Dass Möglichkeiten limitiert seien und das System nicht immer fehlerfrei funktioniere, betrachteten die BesucherInnen nicht als Schwäche. Ganz im Gegenteil: „Es beruhigt mich, dass die Illusion nicht perfekt gelingt. Zum Glück befinden wir uns nicht in einem Science-Fiction-Film. Es bleibt sichtbar, dass das Zeitzeugnis ein Medium mit Grenzen ist.“

 

 

 

 

 

 

 

 

Links: Dr. Sylvia Asmus (erste Reihe, links), Direktorin des Exilarchivs, war selbst zu Gast in der Synagoge und stellte den BesucherInnen das interaktive Zeitzeugnis vor.

Authentizität bewahren

Auch Dr. Sylvia Asmus betonte, dass das Zeitzeugnis einen sensiblen und verantwortungsvollen Umgang verlange, den es unbedingt zu achten gelte. Kurt S. Maier sei daher die erste Person gewesen, die das Projekt ausprobiert und freigegeben hätte. Veränderungen an der Software würden eng mit ihm abgesprochen, um sein Einverständnis mit der Präsentation seiner Geschichte jederzeit sicherzustellen. Damit einher gehe, dass Maiers Antworten zu keinem Zeitpunkt manipuliert, verändert oder geschnitten worden seien. Das Computersystem würde niemals Antworten künstlich erzeugen, sondern nehme lediglich die Zuordnung zwischen Frage und Antwort vor. Darüber hinaus würden sie streng auf ein ernsthaftes und seriöses Setting der Zeitzeugengespräche achten, weshalb das Zeitzeugnis stets von MitarbeiterInnen begleitet würde. Dies alles trage dazu bei, auch bei dieser Form des Zeitzeugengesprächs die Authentizität des Erzählten sicherzustellen.

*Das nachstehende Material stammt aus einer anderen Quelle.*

template <int DPM, bool EVT>
__global__ void __launch_bounds__(FB_THREADS, 1)
conv_bwd_kernel(const uint8_t* __restrict__ xblk, const uint8_t* __restrict__ n1b2, const uint8_t* __restrict__ dn2g,
                const float* __restrict__ w12, uint16_t* __restrict__ dn1_out, float* __restrict__ g_w11,
                float* __restrict__ g_b11, float* __restrict__ g_w12, float* __restrict__ g_b12, int64_t gp_stride, int batch,
                int n_conv, int hints, const ConvBwdOpt opt, const DpBigArgs dp) {
  constexpr bool DP = DPM != 0;
  if (DPM == 2 && (int)blockIdx.x >= n_conv) {
    griddep_launch();
    griddep_wait(K_DP_BIG);
    dp_big_exchange(dp, (int)blockIdx.x - n_conv, (int)gridDim.x - n_conv);
    trace_mark(K_DP_BIG, 2);
    return;
  }
  extern __shared__ uint8_t smem_raw[];
  const uint32_t sbase = (smem_u32(smem_raw) + 127u) & ~127u;
  uint8_t* const smem = smem_raw + (sbase - smem_u32(smem_raw));
  const uint32_t ring = sbase + FB_OFF_RING, dn1s = sbase + FB_OFF_DN1, c12 = sbase + FB_OFF_C12, w12d = sbase + FB_OFF_W12D,
                 bars = sbase + FB_OFF_BAR, tslot = sbase + FB_OFF_TSLOT;
  float* red = reinterpret_cast<float*>(smem + FB_OFF_RED);
  const int tid = threadIdx.x, warp = tid >> 5, lane = tid & 31;
  EvtLog evt_i = EVT ? evt_open() : EvtLog{nullptr, 0};
  auto mark = [&](int id, int arg) { if (EVT) evt_mark(evt_i, id, arg); };
  const int stride = DPM == 2 ? (int)gridDim.x - dp.n_exch : (int)gridDim.x;
  const int n_frames = ((int)blockIdx.x < batch) ? (batch - 1 - (int)blockIdx.x) / stride + 1 : 0;
  auto frame_of = [&](int k) { return (size_t)(blockIdx.x + k * stride); };
  auto bar = [&](int i) { return bars + i * 8; };
  const uint64_t pol_last_use = (hints & 4) ? l2_policy_evict_first() : l2_policy_normal();

  if (tid == 0) {
    for (int i = 0; i < FB_RING; ++i) { mbar_init(bar(FB_QFULL + i), 1); mbar_init(bar(FB_QFREE + i), 1); }
    for (int p = 0; p < 2; ++p) { mbar_init(bar(FB_C12RDY + p), 1); mbar_init(bar(FB_EPI12 + p), 9); }
    mbar_init(bar(FB_MMA12), 1);
    mbar_init(bar(FB_DN1RDY), 5);
    mbar_init(bar(FB_DN1FREE), 1);
    mbar_init(bar(FB_DONE), 1);
    mbar_init(bar(FB_W12DRDY), 9);
    fence_mbar_init();
  }
  if (warp == FB_EPI_WARP0) tmem_alloc<FB_TMEM_COLS>(tslot);
  for (int i = tid; i < DN1_BYTES / 16; i += FB_THREADS) sts128(dn1s + i * 16, make_uint4(0, 0, 0, 0));
  if (tid < 2) sts128(c12 + tid * C12_BYTES + C12_G1, make_uint4(0, 0, 0, 0));
  fence_proxy_async();
  tc_fence_before();
  __syncthreads();
  tc_fence_after();
  uint32_t tmem_base;
  asm volatile("ld.shared.u32 %0, [%1];\n" : "=r"(tmem_base) : "r"(tslot));
  auto build_w12d = [&]() {
    constexpr int NT = 9 * 32, ITEMS = 4 * 4 * 64, PER = (ITEMS + NT - 1) / NT, UNR = 5;
    static_assert(PER % UNR == 0 || PER < UNR * 4, "unroll chunks");
    const int t = tid - 3 * 32;
#pragma unroll 1
    for (int i0 = 0; i0 < PER; i0 += UNR) {
      float4 lo[UNR], hi[UNR];
#pragma unroll
      for (int u = 0; u < UNR; ++u) {
        const int i = t + (i0 + u) * NT;
        if (i < ITEMS && i0 + u < PER) {
          const int tap = i >> 8, j = (i >> 6) & 3, n = i & 63, a = tap >> 1, b = tap & 1, py = n >> 5, px = (n >> 4) & 1, ci = n & 15;
          const float4* w = reinterpret_cast<const float4*>(w12 + (((py + 2 * a) * 4 + px + 2 * b) * C1_OUT + ci) * C2_OUT + 8 * j);
          lo[u] = w[0]; hi[u] = w[1];
        }
      }
#pragma unroll
      for (int u = 0; u < UNR; ++u) {
        const int i = t + (i0 + u) * NT;
        if (i < ITEMS && i0 + u < PER) {
          const int tap = i >> 8, j = (i >> 6) & 3, n = i & 63;
          sts128(w12d + tap * 4096 + j * 1024 + n * 16,
                 make_uint4(pack_bf16(lo[u].x, lo[u].y), pack_bf16(lo[u].z, lo[u].w), pack_bf16(hi[u].x, hi[u].y), pack_bf16(hi[u].z, hi[u].w)));
        }
      }
    }
    fence_proxy_async();
    __syncwarp();
    if (lane == 0) mbar_arrive(bar(FB_W12DRDY));
    mark(51, 0);
  };
  const bool w12d_early = (hints & 8) != 0;
  if (w12d_early && warp >= 3 && warp <= 11) build_w12d();
  griddep_launch();
  mark(50, 0);
  griddep_wait(K_CONV12_BWD);
  mark(53, 0);
  if (DP && opt.mode != 2 && blockIdx.x == 0 && tid < dp.world) {
    __threadfence_system();
    dp_st_flag(dp.peer[tid] + dp.comm_offset + DPC_BIGREADY + 64 * dp.rank, dp.step);
  }


  auto dgrad_epilogue = [&](int k, int t, int qt, float (&bacc)[C1_OUT]) {
    const uint32_t tlane = tmem_base + ((uint32_t)(qt * 32) << 16);
    const uint32_t b2 = c12 + (k & 1) * C12_BYTES + C12_B2;
    mbar_wait(bar(FB_MMA12), k & 1);
    mark(40, k);
    tc_fence_after();
    uint16_t* dn1_dst = dn1_out ? dn1_out + frame_of(k) * (N1_POS * C1_OUT) : nullptr;
    uint32_t o[4][8];
    int p22[4];
    const int m = (t ? DG_TILE1 : 0) + 32 * qt + lane;
    const int Yh = m / G_W, Xh = m - Yh * G_W;
    const bool row_ok = (t == 0 || m >= 128) && m < DG_ROWS && Xh < 12;
#pragma unroll
    for (int cls = 0; cls < 4; ++cls) {
      uint32_t r[16];
      tc_ld16(tlane + TM_D12 + 64 * t + 16 * cls, r);
      const int y = 2 * Yh + (cls >> 1) - 1, xx = 2 * Xh + (cls & 1) - 1;
      p22[cls] = -1;
      if (row_ok && y >= 0 && y < H1 && xx >= 0 && xx < H1) {
        uint32_t mk[8];
        lds128(*reinterpret_cast<uint32_t(*)[4]>(&mk[0]), b2 + (2 * cls) * B2_LBO + m * 16);
        lds128(*reinterpret_cast<uint32_t(*)[4]>(&mk[4]), b2 + (2 * cls + 1) * B2_LBO + m * 16);
#pragma unroll
        for (int jj = 0; jj < 8; ++jj) {
          const float lo = (mk[jj] & 0x7FFFu) ? __uint_as_float(r[2 * jj]) : 0.f;
          const float hi = (mk[jj] & 0x7FFF0000u) ? __uint_as_float(r[2 * jj + 1]) : 0.f;
          o[cls][jj] = pack_bf16(lo, hi);
          bacc[2 * jj] += bf16_lo(o[cls][jj]);
          bacc[2 * jj + 1] += bf16_hi(o[cls][jj]);
        }
        p22[cls] = y * BLK_W + xx;
        if (dn1_dst) {
          uint4* d = reinterpret_cast<uint4*>(dn1_dst + (y * H1 + xx) * C1_OUT);
          d[0] = make_uint4(o[cls][0], o[cls][1], o[cls][2], o[cls][3]);
          d[1] = make_uint4(o[cls][4], o[cls][5], o[cls][6], o[cls][7]);
        }
      }
    }
    tc_fence_before();
    __syncwarp();
    if (lane == 0) mbar_arrive(bar(FB_EPI12 + (k & 1)));
    mark(43, k);
    if (k > 0) mbar_wait(bar(FB_DN1FREE), (k - 1) & 1);
    mark(41, k);
#pragma unroll
    for (int cls = 0; cls < 4; ++cls) {
      if (p22[cls] >= 0) {
        const uint4 lo4 = make_uint4(o[cls][0], o[cls][1], o[cls][2], o[cls][3]), hi4 = make_uint4(o[cls][4], o[cls][5], o[cls][6], o[cls][7]);
        const uint32_t dst = dn1s + p22[cls] * 16;
#pragma unroll
        for (int ab = 0; ab < 4; ++ab) {
          const uint32_t d = dst + (2 * ab) * DN1_PLANE + (BLK_W * (ab >> 1) + (ab & 1)) * 16;
          sts128(d, lo4);
          sts128(d + DN1_PLANE, hi4);
        }
      }
    }
    fence_proxy_async();
    __syncwarp();
    if (lane == 0) mbar_arrive(bar(FB_DN1RDY));
    mark(42, k);
  };
  auto b11_partial = [&](int slot, const float (&bacc)[C1_OUT]) {
#pragma unroll
    for (int c = 0; c < C1_OUT; ++c) {
      float v = bacc[c];
#pragma unroll
      for (int o = 16; o > 0; o >>= 1) v += __shfl_xor_sync(0xffffffffu, v, o);
      if (lane == 0) red[slot * C1_OUT + c] = v;
    }
  };

  if (warp == FB_LOAD_WARP) {
    const int n_q = n_frames * XB_QUARTERS;
    for (int qg = 0; qg < n_q; ++qg) {
      const int slot = qg % FB_RING, use = qg / FB_RING;
      mark(1, qg);
      if (use > 0) mbar_wait(bar(FB_QFREE + slot), (use - 1) & 1);
      mark(2, qg);
      if (elect_one()) {
        const int k = qg >> 2, q = qg & 3;
        mbar_expect_tx(bar(FB_QFULL + slot), XB_QBYTES);
        bulk_load_hint(ring + slot * XB_QBYTES, xblk + frame_of(k) * XB_FRAME_BYTES + q * XB_QBYTES, XB_QBYTES, bar(FB_QFULL + slot),
                       pol_last_use);
      }
      __syncwarp();
    }
  } else if (warp == FB_C12_WARP) {
    for (int k = 0; k < n_frames; ++k) {
      const int p = k & 1;
      mark(20, k);
      if (k >= 2) mbar_wait(bar(FB_EPI12 + p), ((k >> 1) - 1) & 1);
      mark(21, k);
      if (elect_one()) {
        const uint32_t buf = c12 + p * C12_BYTES;
        mbar_expect_tx(bar(FB_C12RDY + p), 2 * G_BYTES - 16 + B2_BYTES);
        bulk_load(buf, dn2g + frame_of(k) * G_BYTES, G_BYTES, bar(FB_C12RDY + p));
        bulk_load_hint(buf + C12_G1 + 16, dn2g + frame_of(k) * G_BYTES, G_BYTES - 16, bar(FB_C12RDY + p), pol_last_use);
        bulk_load_hint(buf + C12_B2, n1b2 + frame_of(k) * B2_BYTES, B2_BYTES, bar(FB_C12RDY + p), pol_last_use);
      }
      __syncwarp();
    }
  } else if (warp == FB_ISSUE_WARP) {
    constexpr uint32_t idesc_dg = make_idesc_m(128, 64, false, false), idesc_w12 = make_idesc_m(64, 2 * C2_OUT, true, true),
                       idesc_w11 = make_idesc_m(64, 4 * C1_OUT, true, true);
    const uint32_t wd_k = desc_ns_lo(w12d, 1024);
    const uint32_t ring_mn = desc_ns_lo(ring, 128), dn1_mn = desc_ns_lo(dn1s, 128);
    constexpr uint32_t hi_k = desc_ns_hi(128), hi_g = desc_ns_hi(G_LBO), hi_b2 = desc_ns_hi(B2_LBO), hi_ring = desc_ns_hi(XB_PLANE_BYTES),
                       hi_dn1 = desc_ns_hi(DN1_PLANE);
    mbar_wait(bar(FB_W12DRDY), 0);
    auto conv12_mmas = [&](int k) {
      const int p = k & 1;
      const uint32_t buf = c12 + p * C12_BYTES;
      const uint32_t g_k = desc_ns_lo(buf, G_LBO), g_mn = desc_ns_lo(buf, 128), b2_mn = desc_ns_lo(buf + C12_B2, 128);
      mark(10, k);
      mbar_wait(bar(FB_C12RDY + p), (k >> 1) & 1);
      if (k > 0) mbar_wait(bar(FB_EPI12 + (p ^ 1)), ((k - 1) >> 1) & 1);
      mark(11, k);
      tc_fence_after();
      if (elect_one()) {
#pragma unroll
        for (int t = 0; t < 2; ++t)
#pragma unroll
          for (int tap = 0; tap < 4; ++tap)
#pragma unroll
            for (int kk = 0; kk < 2; ++kk)
              tc_mma_bf16_w(tmem_base + TM_D12 + 64 * t,
                            g_k + ((t ? DG_TILE1 : 0) + G_W + 1 - G_W * (tap >> 1) - (tap & 1)) + 2 * kk * (G_LBO / 16), hi_k,
                            wd_k + (tap * 4096 + 2 * kk * 1024) / 16, hi_k, idesc_dg, (tap | kk) ? 1u : 0u);
        const uint32_t acc = k ? 1u : 0u;
#pragma unroll
        for (int s = 0; s < W12_KSTEPS; ++s)
#pragma unroll
          for (int a = 0; a < 2; ++a)
            tc_mma_bf16_w(tmem_base + TM_W12 + 64 * a, b2_mn + 16 * s, hi_b2, g_mn + 16 * s + G_W + 1 - G_W * a, hi_g,
                          idesc_w12, s ? 1u : acc);
        tc_commit(bar(FB_MMA12));
      }
      __syncwarp();
      mark(12, k);
    };
    auto conv11_mmas = [&](int k) {
      mark(13, k);
      mbar_wait(bar(FB_DN1RDY), k & 1);
      mark(14, k);
#pragma unroll 1
      for (int q = 0; q < XB_QUARTERS; ++q) {
        const int qg = k * XB_QUARTERS + q, slot = qg % FB_RING;
        mbar_wait(bar(FB_QFULL + slot), (qg / FB_RING) & 1);
        mark(15, qg);
        tc_fence_after();
        if (elect_one()) {
          const int n_kk = q == 3 ? W11_KSTEPS - 24 : 8;
          for (int kk = 0; kk < n_kk; ++kk) {
            const int s = 8 * q + kk;
            tc_mma_bf16_w(tmem_base + TM_W11, ring_mn + slot * (XB_QBYTES / 16) + kk * 16, hi_ring, dn1_mn + 16 * s, hi_dn1,
                          idesc_w11, (k | s) ? 1u : 0u);
          }
          tc_commit(bar(FB_QFREE + slot));
          if (q == 3) tc_commit(bar(FB_DN1FREE));
        }
        __syncwarp();
        mark(16, qg);
      }
    };
    if (n_frames > 0) conv12_mmas(0);
    if (n_frames > 1) conv12_mmas(1);
    for (int k = 0; k < n_frames; ++k) {
      conv11_mmas(k);
      if (k + 2 < n_frames) conv12_mmas(k + 2);
    }
    if (elect_one()) tc_commit(bar(FB_DONE));
    __syncwarp();
  } else if (warp >= FB_OPT_WARP0) {
    const int t = tid - 32 * FB_OPT_WARP0;
    if (opt.mode == 1) {
      const long long stride4 = (long long)n_conv * FB_OPT_THREADS;
      const float one_m_rho = 1.f - opt.decay;
      const bool has_mom = opt.momentum != 0.f;
      const float4* g4 = reinterpret_cast<const float4*>(opt.g);
      float4* w4 = reinterpret_cast<float4*>(opt.w);
      float4* ms4 = reinterpret_cast<float4*>(opt.ms);
      float4* mom4 = reinterpret_cast<float4*>(opt.mom);
      uint2* sh = reinterpret_cast<uint2*>(opt.shadow);
      constexpr int U = 4;
#pragma unroll 1
      for (long long i0 = (long long)blockIdx.x * FB_OPT_THREADS + t; i0 < opt.n4; i0 += U * stride4) {
        float4 gv[U], wv[U], mv[U];
#pragma unroll
        for (int u = 0; u < U; ++u) {
          const long long i = i0 + u * stride4;
          if (i < opt.n4) { gv[u] = __ldcg(g4 + i); wv[u] = w4[i]; mv[u] = ms4[i]; }
        }
#pragma unroll
        for (int u = 0; u < U; ++u) {
          const long long i = i0 + u * stride4;
          if (i >= opt.n4) continue;
          float4 mo = has_mom ? mom4[i] : make_float4(0.f, 0.f, 0.f, 0.f);
#define GA3C_RMS(c)                                                          \
  mv[u].c = opt.decay * mv[u].c + one_m_rho * gv[u].c * gv[u].c;             \
  mo.c = opt.momentum * mo.c + opt.lr * gv[u].c / sqrtf(mv[u].c + opt.eps);  \
  wv[u].c -= mo.c;
          GA3C_RMS(x) GA3C_RMS(y) GA3C_RMS(z) GA3C_RMS(w)
#undef GA3C_RMS
          w4[i] = wv[u];
          ms4[i] = mv[u];
          if (has_mom) mom4[i] = mo;
          sh[i] = make_uint2(pack_bf16(wv[u].x, wv[u].y), pack_bf16(wv[u].z, wv[u].w));
        }
      }
    } else if (DPM == 2 && opt.mode == 2) {
      dp_big_group(dp, t, FB_OPT_THREADS, (int)blockIdx.x, n_conv, 4, reinterpret_cast<int*>(smem + FB_OFF_LAST), true);
    }
  } else if (warp == FB_T1_WARP) {
    if (!w12d_early) build_w12d();
    float bacc11[C1_OUT];
#pragma unroll
    for (int c = 0; c < C1_OUT; ++c) bacc11[c] = 0.f;
    for (int k = 0; k < n_frames; ++k) dgrad_epilogue(k, 1, 3, bacc11);
    b11_partial(4, bacc11);
  } else if (warp == 3 || warp >= 8) {
    if (!w12d_early) build_w12d();
    const int j = warp == 3 ? 3 : warp - 8;
    float acc8[8];
#pragma unroll
    for (int e = 0; e < 8; ++e) acc8[e] = 0.f;
    for (int k = 0; k < n_frames; ++k) {
      const int p = k & 1;
      mbar_wait(bar(FB_C12RDY + p), (k >> 1) & 1);
      mark(30, k);
      const uint32_t plane = c12 + p * C12_BYTES + j * G_LBO;
      for (int row = lane; row < G_ROWS; row += 32) {
        uint32_t v[4];
        lds128(v, plane + row * 16);
#pragma unroll
        for (int e = 0; e < 4; ++e) { acc8[2 * e] += bf16_lo(v[e]); acc8[2 * e + 1] += bf16_hi(v[e]); }
      }
      __syncwarp();
      if (lane == 0) mbar_arrive(bar(FB_EPI12 + p));
    }
#pragma unroll
    for (int e = 0; e < 8; ++e) {
      float v = acc8[e];
#pragma unroll
      for (int o = 16; o > 0; o >>= 1) v += __shfl_xor_sync(0xffffffffu, v, o);
      if (lane == 0) g_b12[(int64_t)blockIdx.x * gp_stride + 8 * j + e] = v;
    }
  } else {
    if (!w12d_early) build_w12d();
    const int ew = warp - FB_EPI_WARP0;
    const uint32_t tlane = tmem_base + ((uint32_t)(ew * 32) << 16);
    float bacc[C1_OUT];
#pragma unroll
    for (int c = 0; c < C1_OUT; ++c) bacc[c] = 0.f;
    for (int k = 0; k < n_frames; ++k) dgrad_epilogue(k, 0, ew, bacc);
    b11_partial(ew, bacc);
    if (n_frames > 0) {
      mbar_wait(bar(FB_DONE), 0);
      mark(54, 0);
      tc_fence_after();
      float* const s11 = g_w11 + (int64_t)blockIdx.x * gp_stride;
      float* const s12 = g_w12 + (int64_t)blockIdx.x * gp_stride;
      const int row = 16 * ew + lane, j = row >> 3, e = row & 7;
#pragma unroll 1
      for (int q = 0; q < 4; ++q) {
        uint32_t r[16];
        tc_ld16(tlane + TM_W11 + 16 * q, r);
        if (lane < 16) {
          const int kh = 4 * (q >> 1) + (j >> 1), kw = 4 * (q & 1) + (j & 1) * 2 + (e >> 2), c = e & 3;
          float4* o = reinterpret_cast<float4*>(s11 + ((kh * 8 + kw) * 4 + c) * C1_OUT);
#pragma unroll
          for (int n = 0; n < C1_OUT / 4; ++n)
            o[n] = make_float4(__uint_as_float(r[4 * n]), __uint_as_float(r[4 * n + 1]), __uint_as_float(r[4 * n + 2]),
                               __uint_as_float(r[4 * n + 3]));
        }
      }
#pragma unroll 1
      for (int q = 0; q < 4; ++q)
#pragma unroll 1
        for (int hh = 0; hh < 2; ++hh) {
          uint32_t r[16];
          tc_ld16(tlane + TM_W12 + 64 * (q >> 1) + 32 * (q & 1) + 16 * hh, r);
          if (lane < 16) {
            const int kh = 2 * (q >> 1) + (j >> 2), kw = 2 * (q & 1) + ((j >> 1) & 1), ci = (j & 1) * 8 + e;
            float4* o = reinterpret_cast<float4*>(s12 + ((kh * 4 + kw) * C1_OUT + ci) * C2_OUT + 16 * hh);
#pragma unroll
            for (int n = 0; n < 4; ++n)
              o[n] = make_float4(__uint_as_float(r[4 * n]), __uint_as_float(r[4 * n + 1]), __uint_as_float(r[4 * n + 2]),
                                 __uint_as_float(r[4 * n + 3]));
          }
        }
    }
  }

  mark(52, 0);
  tc_fence_before();
  __syncthreads();
  if (tid < C1_OUT)
    g_b11[(int64_t)blockIdx.x * gp_stride + tid] =
        red[tid] + red[C1_OUT + tid] + red[2 * C1_OUT + tid] + red[3 * C1_OUT + tid] + red[4 * C1_OUT + tid];
  trace_mark(K_CONV12_BWD, 2);
  if (warp == FB_EPI_WARP0) {
    tc_fence_after();
    tmem_dealloc<FB_TMEM_COLS>(tmem_base);
  }
}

„Ich werde mich noch in hundert Jahren freuen...“

Wie ein echter Zeitzeuge verfällt Maier hin und wieder ins Erzählen und verliert darüber den Bezug zur ihm gestellten Frage. Kann das System keine Zuordnung zwischen Frage und Antwort vornehmen, spielt es einen Clip ab, in dem Maier verschmitzt in die Kamera lächelt, mit den Schultern zuckt und sich dafür entschuldigt, dass er diese Frage nicht beantworten kann. Es sind Momente, in denen die Persönlichkeit Maiers etwas plastischer wird und ein Gefühl für den echten Menschen hinter bzw. in den Aufnahmen aufkommt. Wie andere Zeitzeugen hat auch Maier seine ganz eigene Art sein Schicksal zu erzählen. In der Summe der Antworten wird deutlich, dass Maier als positiver Mensch mit selbstbestimmter Geschichte wahrgenommen werden möchte: „Ich habe hiermit etwas Wichtiges in meinem Leben erreicht. Ich werde mich noch in hundert Jahren freuen, wenn die Menschen sagen, wie schön dieser Mensch mit uns gesprochen hat.“

Vanessa Gelardo (vorne), Mitarbeiterin des Exilarchivs, und die Klasse der IGS Kastellaun setzen ein Zeichen zum Holocaust-Gedenktag.